Here are some excerpts from our conversations over the past week or so..I tried to break it down from her and my POV

1. She felt like she had given all she could and I didn't give enough back. Also, she doesn't feel like I love her "deeply".

Not sure how you can prove you love someone or love them deeply. I always thought I did enough. We go out and eat together a lot. We traveled and had a lot of fun enjoyable memories together. I've always tried to show her affection at least in a cuddling, physical sense. She actually tells me I smother her too much.

2. She feels I proved to her that she wasn't the priority in our marriage. She always felt my games/hobbies/computer were more important than her. She eventually "accepted" I was never going to change and our relationship 

Me: Didn't feel like I went OUT to do hobbies more than I should, but I admit that I probably spent too much time being distracted by my phone, computer, games, etc. I would often tell her to hang on a minute if I was in the middle of something or would delay coming to bed when she called.

3. She learned how to be "independent" because I would go out when she didn't want me to, stay out too late or not respond to her texts/Calls. Now she doesn't care what I do/When I do it.
Me: Whenever I went out, we discussed and made arrangements/plans for it ahead of time. Sometimes her friends cancelled/didn't call her and she was home alone, or she didn't make any plans/have friends to hang out with (this was pretty early in our relationship). Also, I never intentionally ignored her calls or texts. Most of the time I didn't notice I had them because my phone was in silent mode.

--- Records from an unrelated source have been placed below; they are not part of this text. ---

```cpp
int egomi_gemm_fast_try(const egomi_gemm_desc* d0, hipStream_t s) {
    const hipEvent_t t0 = egomi_time_start_, t1 = egomi_time_stop_;
    egomi_time_start_ = egomi_time_stop_ = nullptr;
    if (!fast_applicable(d0)) return 1;
    egomi_gemm_desc dl = *d0;
    const egomi_gemm_desc* d = &dl;
    FastArgs g;
    g.A = (const bf16_t*)d->A; g.B = (const bf16_t*)d->B; g.C = d->C; g.bias = (const bf16_t*)d->bias; g.residual = d->residual;
    g.M = d->M; g.N = d->N; g.K = d->K; g.lda = d->lda; g.ldb = d->ldb; g.ldc = d->ldc; g.ldr = d->ldr;
    g.alpha = d->alpha; g.accumulate = d->accumulate; g.act = d->act; g.tickets = nullptr;
    g.epi = d->epilogue; g.C2 = d->C2; g.ldc2 = d->ldc2;
    const int tc = tile_choice(d);
    if (tc == 8 && (d->epilogue == EGOMI_EPI_NONE || d->epilogue == EGOMI_EPI_SLABS) && tall_form(d)) {
        if (d->epilogue == EGOMI_EPI_SLABS && (d->bias || d->accumulate || d->act != 0 || d->alpha != 1.0f || d->c_dtype != EGOMI_BF16)) return EGOMI_E_UNSUPPORTED;
        return launch_tall(d, g, s, t0, t1);
    }
    if (d->epilogue == EGOMI_EPI_SLABS && tc == 8) {
        if (d->bias || d->accumulate || d->act != 0 || d->alpha != 1.0f || d->c_dtype != EGOMI_BF16 || (d->N & 7) ||
            (long long)d->M * d->lda >= (1ll << 31) || (long long)d->N * d->ldb >= (1ll << 31)) return EGOMI_E_UNSUPPORTED;
        if (dl.ws_tickets_zeroed && dl.workspace) {
            if (dl.workspace_bytes > 4096) { dl.workspace = (char*)dl.workspace + 4096; dl.workspace_bytes -= 4096; }
            else { dl.workspace = nullptr; dl.workspace_bytes = 0; }
        }
        g.epi = 0;
        return launch_8phase(d, g, s, nullptr, t0, t1, true);
    }
    if (d->epilogue == EGOMI_EPI_SLABS) {
        if (!slabs_form_ok(d) || tc != 1) return EGOMI_E_UNSUPPORTED;
        if (dl.ws_tickets_zeroed && dl.workspace) {
            if (dl.workspace_bytes > 4096) { dl.workspace = (char*)dl.workspace + 4096; dl.workspace_bytes -= 4096; }
            else return EGOMI_E_UNSUPPORTED;
        }
        g.epi = 0;
        return launch_fast<128, 128>(d, g, s);
    }
// ... 34 lines not shown
```

egoscaler_amd/decode.py:

```python
import ctypes
import os

import torch

from . import lora, ops
from ._lib import c_p, c_i, c_f, c_i64, call
from .ops import P, S, dt


def kv_append(k, v, ld, kc, vc, B, Sq, H, hd, Smax, pos0):
    call("egomi_kv_append", P(k), P(v), c_i64(ld), P(kc), P(vc), c_i(B), c_i(Sq), c_i(H), c_i(hd), c_i(Smax), c_i(pos0), c_i(dt(k.dtype)), S())


def attn_decode(q, ld_q, kc, vc, key_mask, out, B, H, hd, Smax, T_len, scale):
    call("egomi_attn_decode", P(q), c_i64(ld_q), P(kc), P(vc), P(key_mask), c_i64(key_mask.stride(0) if key_mask is not None else 0),
         P(out), c_i64(out.stride(0)), c_i(B), c_i(H), c_i(hd), c_i(Smax), c_i(T_len), c_f(scale), c_i(dt(q.dtype)), S())


def kv_append_fp8(k, v, ld, kc, vc, ks, vs, B, Sq, H, hd, Smax, pos0):
    call("egomi_kv_append_fp8", P(k), P(v), c_i64(ld), P(kc), P(vc), P(ks), P(vs), c_i(B), c_i(Sq), c_i(H), c_i(hd), c_i(Smax), c_i(pos0),
         c_i(dt(k.dtype)), S())


def attn_decode_fp8(q, ld_q, kc, vc, ks, vs, key_mask, out, B, H, hd, Smax, T_len, scale):
    call("egomi_attn_decode_fp8", P(q), c_i64(ld_q), P(kc), P(vc), P(ks), P(vs), P(key_mask), c_i64(key_mask.stride(0) if key_mask is not None else 0),
         P(out), c_i64(out.stride(0)), c_i(B), c_i(H), c_i(hd), c_i(Smax), c_i(T_len), c_f(scale), c_i(dt(q.dtype)), S())
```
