-                    const uint32_t start = (GUARD != GUARD_ALL || SKIP || 4 * k + e <= nhi) ? seed[i] : penalty;
-                    const uint32_t lb = __builtin_amdgcn_sad_u16(tp, a01, __builtin_amdgcn_sad_u16(bt, a23, start));
-                    pkey[k] = min(pkey[k], (lb << 13) + (uint32_t)((4 * k + e) * R + i));
+            if constexpr (SKIP || !VERT) {
+#pragma unroll
+                for (int k = 0; k < R; ++k) {
+                    if (SKIP && (4 * k > nhi || 4 * k + 3 < nlo)) continue;
+#pragma unroll
+                    for (int e = 0; e < 4; ++e) {
+                        if (SKIP && (4 * k + e < nlo || 4 * k + e > nhi)) continue;
+                        const int sh = 32 * (e >> 1);
+                        uint32_t first, second;
+                        candidate_pairs<VERT>((uint32_t)(t[k] >> sh), (uint32_t)(t[k + 2] >> sh), (uint32_t)(b[k] >> sh), (uint32_t)(b[k + 2] >> sh), e & 1, &first, &second);
+                        const uint32_t start = (GUARD != GUARD_ALL || SKIP || 4 * k + e <= nhi) ? seed[i] : penalty;
+                        pmin[k] = min(pmin[k], __builtin_amdgcn_sad_u16(first, pa, __builtin_amdgcn_sad_u16(second, pb, start)));
+                    }
+                }
+            } else {
+                uint32_t vp[R + 2][4];
+#pragma unroll
+                for (int k = 0; k < R; ++k) {
+#pragma unroll
+                    for (int m = (k < 2 ? k : k + 2); m <= k + 2; m += 2)
+#pragma unroll
+                        for (int e = 0; e < 4; ++e)
+                            vp[m][e] = pair_u16((uint32_t)(t[m] >> (32 * (e >> 1))), (uint32_t)(b[m] >> (32 * (e >> 1))), e & 1);
+                    uint32_t lb[4];
+#pragma unroll
+                    for (int e = 0; e < 4; ++e) {
+                        const uint32_t start = (GUARD != GUARD_ALL || 4 * k + e <= nhi) ? seed[i] : penalty;
+                        lb[e] = __builtin_amdgcn_sad_u16(vp[k][e], pa, __builtin_amdgcn_sad_u16(vp[k + 2][e], pb, start));
+                    }
+                    pmin[k] = min(min(pmin[k], lb[0]), lb[1]);
+                    pmin[k] = min(min(pmin[k], lb[2]), lb[3]);
                 }
             }
         }
@@ -52,8 +82,39 @@
     if constexpr (GUARD != GUARD_NONE && !SKIP) {
 #pragma unroll
         for (int k = 0; k < R; ++k)
-            if (pkey[k] >= FIRST_INVALID_KEY || (GUARD == GUARD_ALL && 4 * k < nlo)) pkey[k] = 0xFFFFFFFFu;
-    }
+            if (pmin[k] >= FIRST_INVALID_BOUND || (GUARD == GUARD_ALL && 4 * k < nlo)) pmin[k] = 0xFFFFFFFFu;
+    }
+}
+
+template <int R, bool VERT>
+__device__ __forceinline__ int min_bound_candidate(const uint64_t* s8blk, int XQ, int NC, int bl, uint32_t mb, uint32_t pa, uint32_t pb,
+                                                   int lo_r, int hi_r, int lo_c, int hi_c, int lane)
+{
+    const int col0 = (bl & 3) * 4 * R, row0 = (bl >> 2) * R;
+    const uint16_t* tab = (const uint16_t*)(s8blk + row0 * XQ + (bl & 3) * R);
+    int loc = 0;
+    bool found = false;
+#pragma unroll
+    for (int base = 0; base < 4 * R * R; base += 64) {
+        const int l = base + lane;
+        const int ce = l / R, li = l - ce * R;
+        bool hit = false;
+        if (4 * R * R - base >= 64 || l < 4 * R * R) {
+            const uint16_t* p = tab + li * 4 * XQ + ce;
+            uint32_t first, second;
+            candidate_pairs<VERT>(p[0], p[8], p[32 * XQ], p[32 * XQ + 8], false, &first, &second);
+            const uint32_t lb = __builtin_amdgcn_sad_u16(first, pa, __builtin_amdgcn_sad_u16(second, pb, 0u));
+            const int ci = col0 + ce, ri = row0 + li;
+            hit = lb == mb && ci >= lo_c && ci <= hi_c && ri >= lo_r && ri <= hi_r;
+        }
+        const unsigned long long m = __ballot(hit);
+        if (!found && m) {
+            loc = base + __builtin_ctzll(m);
+            found = true;
+        }
+    }
+    const int ce = loc / R, li = loc - ce * R;
+    return (col0 + ce) * NC + row0 + li;
 }
 
 template <int R>
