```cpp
int pdhg_init_state(pdhg_ctx* ctx, const double* g);

int pdhg_update_primal(pdhg_ctx* ctx, double tau);

int pdhg_update_dual(pdhg_ctx* ctx, double sigma, double eps, int rho_alp_iters, int* inner_used);

int pdhg_errors(pdhg_ctx* ctx, double* err1, double* err2);

int pdhg_inner_error(pdhg_ctx* ctx, double* err);

int pdhg_iterate(pdhg_ctx* ctx, int n_iters, double tau, double sigma, double eps, int rho_alp_iters,
                 pdhg_stats* out);

int pdhg_set_stop_rules(pdhg_ctx* ctx, int stop_on_converge, int stop_on_nan);

int pdhg_synchronize(pdhg_ctx* ctx);

int pdhg_device_bytes(pdhg_ctx* ctx, unsigned long long* bytes);

int pdhg_path_info(pdhg_ctx* ctx, const char* key, int* value);
// ... 95 lines not shown
```

pdhg-optimal-control_amd/csrc/ctx_impl.hpp:

```cpp
#pragma once

#include <hip/hip_runtime.h>

#include <algorithm>
#include <climits>
#include <cmath>
#include <cstring>
#include <map>
#include <memory>
#include <string>
#include <type_traits>
#include <utility>
#include <vector>

#include "kernels_1d.hpp"
#include "kernels_2d.hpp"
#include "kernels_2d_fast.hpp"
#include "kernels_dual_lds.hpp"
#include "kernels_dual_multi.hpp"
#include "kernels_common.hpp"
#include "kernels_xslab.hpp"
#include "kernels_xt_batch.hpp"
#include "kernels_xt_dma.hpp"
#include "kernels_thomas_chunk.hpp"
// ... 609 lines not shown
          case 512: return launch(k_precond_x_t1_2d<512, 4, 512, double>, g, dim3(512), lds, p, twx);
          default: return fail(PDHG_ERR_UNSUPPORTED, "no fp64 one-row x kernel for nx=%d", p.nx);
        }
      }
      if (pp.f64_xt) {
        if (pp.half_real)
          return launch(k_precond_xt_f64_2d<4096, 512, true>, g, dim3(512),
                        (size_t)(Pad<4096>::LINE + TwLds<4096>::SIZE + 4096 + 128) * sizeof(C), p, twx);
        if (p.nx == 1024)
          return launch(k_precond_xt_f64_2d<1024, 256, false, true>, g, dim3(256),
                        (size_t)(Pad<1024>::LINE + TwLds<1024>::SIZE) * sizeof(C), p, twx);
        if (p.nx == 512)
          return launch(k_precond_xt_f64_2d<512, 128, false, true>, g, dim3(128),
                        (size_t)(Pad<512>::LINE + TwLds<512>::SIZE) * sizeof(C), p, twx);
        if (p.nx == 2048) {
          const size_t bpr = (size_t)(Pad<2048>::LINE + TwLds<2048>::SIZE) * sizeof(C);
          switch (pp.xt64_var) {
            case 1: return launch(k_precond_xt_f64_2d<2048, 256, false, false>, g, dim3(256), bpr + 2048 * sizeof(C), p, twx);
            case 2: return launch(k_precond_xt_f64_2d<2048, 256, false, true>, g, dim3(256), bpr, p, twx);
            case 3: return launch(k_precond_xt_f64_2d<2048, 1024, false, true>, g, dim3(1024), bpr, p, twx);
            default: return launch(k_precond_xt_f64_2d<2048, 512, false, true>, g, dim3(512), bpr, p, twx);
          }
        }
        const size_t lds = (size_t)(Pad<4096>::LINE + TwLds<4096>::SIZE + 4096) * sizeof(C);
        if (p.rspec)
          return launch(k_precond_xt_f64_2d<4096, 512, false, false, true>, g, dim3(512), lds, p, twx);
        return launch(k_precond_xt_f64_2d<4096, 512>, g, dim3(512), lds, p, twx);
      }
    }
    return with_xt_fft([&](auto f) {
      return launch(k_precond_xt_2d<R, decltype(f)>, g, dim3(pp.NT2), pp.lds_xt, p, f, twx);
    });
  }

  int launch_update_2d(const KP<R>& p, int& upd_rows) {
    ProfScope ps(this, "update");
    const dim3 gf(pp.g_fast_upd);
    upd_rows = pp.g_fast_upd;
    if constexpr (sizeof(R) == 8) {
      if (pp.res64) {
        if (pb.ny == 2048 && pp.upd_t1 > 0) {
          const size_t lds = pp.lds_res64 + (size_t)48 * sizeof(C);
          if (pp.upd_t1 == 2) return launch(k_invy_update_fast_2d<2048, 4, 256, 2, double, true>, gf, dim3(256), lds, p, twy);
          return launch(k_invy_update_fast_2d<2048, 4, 256, 4, double, true>, gf, dim3(256), lds, p, twy);
        }
        if (pb.ny == 4096) return launch(k_invy_update_fast_2d<4096, 4, 512, 4, double>, gf, dim3(512), pp.lds_upd64, p, twy);
// ... 816 lines not shown

  int set_phi_bar(const double* pbar) {
    const size_t n = (size_t)(pb.T + 1) * plane();
    if constexpr (sizeof(P) == 8) {
      H2D(phibar_dev(), pbar, n * sizeof(P));
      return PDHG_OK;
    }
    std::vector<R> buf(n);
    for (size_t i = 0; i < n; ++i) buf[i] = (R)pbar[i];
    H2D(kp.phibar, buf.data(), n * sizeof(R));
    return PDHG_OK;
  }

  int get_phi_bar(double* pbar) {
    HIP_TRY(hipStreamSynchronize(stream));
    const size_t n = (size_t)(pb.T + 1) * plane();
    if constexpr (kMixed) {
      HIP_TRY(hipMemcpy(pbar, px.phibar, n * sizeof(P), hipMemcpyDeviceToHost));
      return PDHG_OK;
    }
    std::vector<R> buf(n);
    HIP_TRY(hipMemcpy(buf.data(), kp.phibar, n * sizeof(R), hipMemcpyDeviceToHost));
    for (size_t i = 0; i < n; ++i) pbar[i] = (double)buf[i];
    return PDHG_OK;
  }

  int get_state(double* phi, double* rho, double* alp) {
    HIP_TRY(hipStreamSynchronize(stream));
    Ctrl h;
    int rc;
    if ((rc = read_ctrl(h))) return rc;
    const int cur = h.cur;
    const size_t npl = plane();
    const int T = pb.T;
    const size_t nphi = (size_t)(T + 1) * npl;
    std::unique_ptr<R[]> buf(new R[nphi]);
    const size_t n = (size_t)T * npl;
    auto plane_out = [&](double* dst, const auto* src, size_t cnt) -> int {
      using E = std::remove_cv_t<std::remove_pointer_t<decltype(src)>>;
      if constexpr (sizeof(E) == 8) {
        HIP_TRY(hipMemcpy(dst, src, cnt * sizeof(E), hipMemcpyDeviceToHost));
      } else {
        HIP_TRY(hipMemcpy(buf.get(), src, cnt * sizeof(E), hipMemcpyDeviceToHost));
        for (size_t i = 0; i < cnt; ++i) dst[i] = (double)buf[i];
      }
      return PDHG_OK;
// ... 368 lines not shown
```
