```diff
diff --git a/pyfft_amd/csrc/k_welch_pipe.hip b/pyfft_amd/csrc/k_welch_pipe.hip
--- a/pyfft_amd/csrc/k_welch_pipe.hip
+++ b/pyfft_amd/csrc/k_welch_pipe.hip
@@ -26,23 +26,31 @@
     const int tid = (int)threadIdx.x & 255;
     const int hop = SHIFT * T;
 
-    cf mu;
-    if constexpr (ONEPASS) {
+    auto estimate_mu0 = [&]() __attribute__((always_inline)) -> cf {
         const int64_t span = (nframes - 1) * (int64_t)hop + N;
         const int64_t pitch = span / 16;
         constexpr int NU = SPEC ? 4 : 1, NTH = SPEC ? 3 * T : T, NWV = SPEC ? 12 : 4;
         const int lt = SPEC ? (int)threadIdx.x : tid;
         float sx = 0.f, sy = 0.f;
-#pragma unroll
-        for (int r = 0; r < 16; ++r)
-#pragma unroll
-            for (int u = 0; u < NU; ++u) {
+        constexpr int EB = SHIFT > 8 ? 1 : 8;
+#pragma unroll
+        for (int b = 0; b < 16 * NU / EB; ++b) {
+            cf v[EB];
+#pragma unroll
+            for (int j = 0; j < EB; ++j) {
+                const int r = (EB * b + j) / NU, u = (EB * b + j) % NU;
                 int64_t i = pitch * r + (int64_t)(lt + NTH * u);
                 i = i < span ? i : span - 1;
-                const cf v = load_sample(x, i, CPLX);
-                sx += v.x;
-                sy += v.y;
-            }
+                v[j] = load_sample(x, i, CPLX);
+            }
+            __builtin_amdgcn_sched_barrier(0);
+#pragma unroll
+            for (int j = 0; j < EB; ++j) {
+                sx += v[j].x;
+                sy += v[j].y;
+            }
+            __builtin_amdgcn_sched_barrier(0);
+        }
         sx = wave_sum64(sx);
         sy = wave_sum64(sy);
         float *red = reinterpret_cast<float *>(smem);
@@ -57,17 +65,20 @@
             tx += (double)red[2 * wv];
             ty += (double)red[2 * wv + 1];
         }
-        mu = mk((float)(tx / (16.0 * NTH * NU)), (float)(ty / (16.0 * NTH * NU)));
+        const cf m0 = mk((float)(tx / (16.0 * NTH * NU)), (float)(ty / (16.0 * NTH * NU)));
         __syncthreads();
         if (blockIdx.x == 0 && threadIdx.x == 0) {
-            trend[0] = mu.x;
-            trend[1] = mu.y;
+            trend[0] = m0.x;
+            trend[1] = m0.y;
             trend[2] = 0.f;
             trend[3] = 0.f;
         }
-    } else {
-        mu = load_trend(trend).m;
-    }
+        return m0;
+    };
+    constexpr bool EARLY = ONEPASS && !RP && SHIFT <= 8;
+    cf mu = mk(0.f, 0.f);
+    if constexpr (!ONEPASS) mu = load_trend(trend).m;
+    else if constexpr (!EARLY) mu = estimate_mu0();
     const int64_t gid = blockIdx.x;
     const int64_t g0 = gid * fpg;
     const int64_t last = nframes - 1;
@@ -79,14 +90,13 @@
     constexpr bool UPROT = !RP;
     float tau_out[16];
     if constexpr (UPROT) {
-        if (role == 0) f.template load_tau_out<0>(tb.tw, tid, tau_out);
-        else if (role == 1) f.template load_tau_out<1>(tb.tw, tid, tau_out);
+        constexpr bool SEL = !(ONEPASS && SHIFT > 8);
+        if (role == 0) f.template load_tau_out<0, SEL>(tb.tw, tid, tau_out);
+        else if (role == 1) f.template load_tau_out<1, SEL>(tb.tw, tid, tau_out);
     }
 
     if (role == 0 && RP) {
         const float *xr = reinterpret_cast<const float *>(x);
-        float m = mu.x;
-        asm volatile("" : "+v"(m));
         float w[R], sacc[SHIFT];
 #pragma unroll
         for (int t = 0; t < R; ++t) w[t] = win[tid + T * t];
@@ -104,6 +114,8 @@
         float ca[R], cb[R], cc[R];
         issue_chunk(ca, g0);
         issue_chunk(cb, g0 + 1);
+        float m = mu.x;
+        asm volatile("" : "+v"(m));
 #pragma unroll
         for (int t = 0; t < R; ++t) {
             ca[t] -= m;
@@ -172,7 +184,6 @@
                 spartial[((SPEC ? (int64_t)blockIdx.y * gridDim.x : 0) + gid) * hop + tid + T * s] = mk(sacc[s], 0.f);
         }
     } else if (role == 0) {
-        asm volatile("" : "+v"(mu.x), "+v"(mu.y));
         float w[R];
         cf sacc[SHIFT], raw[R];
 #pragma unroll
@@ -182,7 +193,10 @@
         {
             const int64_t base = (g0 < nframes ? g0 : last) * hop + tid;
 #pragma unroll
-            for (int t = 0; t < R; ++t) raw[t] = load_sample(x, base + T * t, CPLX) - mu;
+            for (int t = 0; t < R; ++t) {
+                raw[t] = load_sample(x, base + T * t, CPLX);
+                if constexpr (!EARLY) raw[t] = raw[t] - mu;
+            }
         }
         auto issue_part = [&](cf (&dst)[SHIFT], int64_t q, int s0, int s1) __attribute__((always_inline)) {
             const int64_t gq = g0 + q;
@@ -202,6 +216,17 @@
         auto issue = [&](cf (&dst)[SHIFT], int64_t q) __attribute__((always_inline)) { issue_part(dst, q, 0, SHIFT); };
         constexpr int AHEAD = (SP_PIPE_AHEAD >= 2 && SHIFT <= 8) ? (SP_PIPE_AHEAD >= 3 ? 3 : 2) : 1;
         constexpr bool SPREAD = AHEAD >= 2;
+        cf nxa[AHEAD == 2 ? SHIFT : 1], nxb[AHEAD == 2 ? SHIFT : 1];
+        if constexpr (AHEAD == 2) issue(nxa, 1);
+        if constexpr (EARLY) {
+            __builtin_amdgcn_sched_barrier(0);
+            mu = estimate_mu0();
+        }
+        asm volatile("" : "+v"(mu.x), "+v"(mu.y));
+        if constexpr (EARLY) {
+#pragma unroll
+            for (int t = 0; t < R; ++t) raw[t] = raw[t] - mu;
+        }
         auto frame = [&](int64_t i, cf *img, cf (&fill)[SHIFT], cf (&take)[SHIFT]) __attribute__((always_inline)) {
             if constexpr (SPREAD) issue_part(fill, i + AHEAD, 0, SHIFT / 4);
             else issue(fill, i + AHEAD);
@@ -253,8 +278,6 @@
                 __syncthreads();
             }
         } else if constexpr (AHEAD == 2) {
-            cf nxa[SHIFT], nxb[SHIFT];
-            issue(nxa, 1);
             for (; i + 1 < trips; i += 2) {
                 frame(i, imgA, nxb, nxa);
                 __syncthreads();
@@ -286,6 +309,10 @@
             if constexpr (ONEPASS && !LOBE) spartial[gid * hop + tid + T * s] = sacc[s];
     } else if (role == 1) {
         f.template load_tw_one<1>(tb.tw, tid);
+        if constexpr (EARLY) {
+            __builtin_amdgcn_sched_barrier(0);
+            (void)estimate_mu0();
+        }
         cf va[R], vb[R];
         auto step = [&](cf (&fill)[R], cf (&use)[R], int64_t p, const cf *src, cf *dst) __attribute__((always_inline)) {
             if (p >= 1 && p <= trips) f.template gather<0>(fill, src, tid);
@@ -301,6 +328,10 @@
         }
     } else {
         f.template load_tw_one<2>(tb.tw, tid);
+        if constexpr (EARLY) {
+            __builtin_amdgcn_sched_barrier(0);
+            (void)estimate_mu0();
+        }
         float acc[R];
 #pragma unroll
         for (int t = 0; t < R; ++t) acc[t] = 0.f;
```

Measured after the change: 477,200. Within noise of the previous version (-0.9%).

4. She felt I could find someone who had more similar interests and was better for me (similar hobbies, interests, etc). She also thinks she might be able to find someone more suited for her.

5. I mentioned how I wanted to fight to save this marriage and see an MC. She called me Selfish because that was what I wanted, but what about how she felt/what she wanted? I told her I can only speak for how I felt, and I wasn't sure what she felt. 

6. She hasn't said "I Love you" in a long time. We used to do this every time I left for work/anywhere. I still say "I love you" and she just says "Take Care". 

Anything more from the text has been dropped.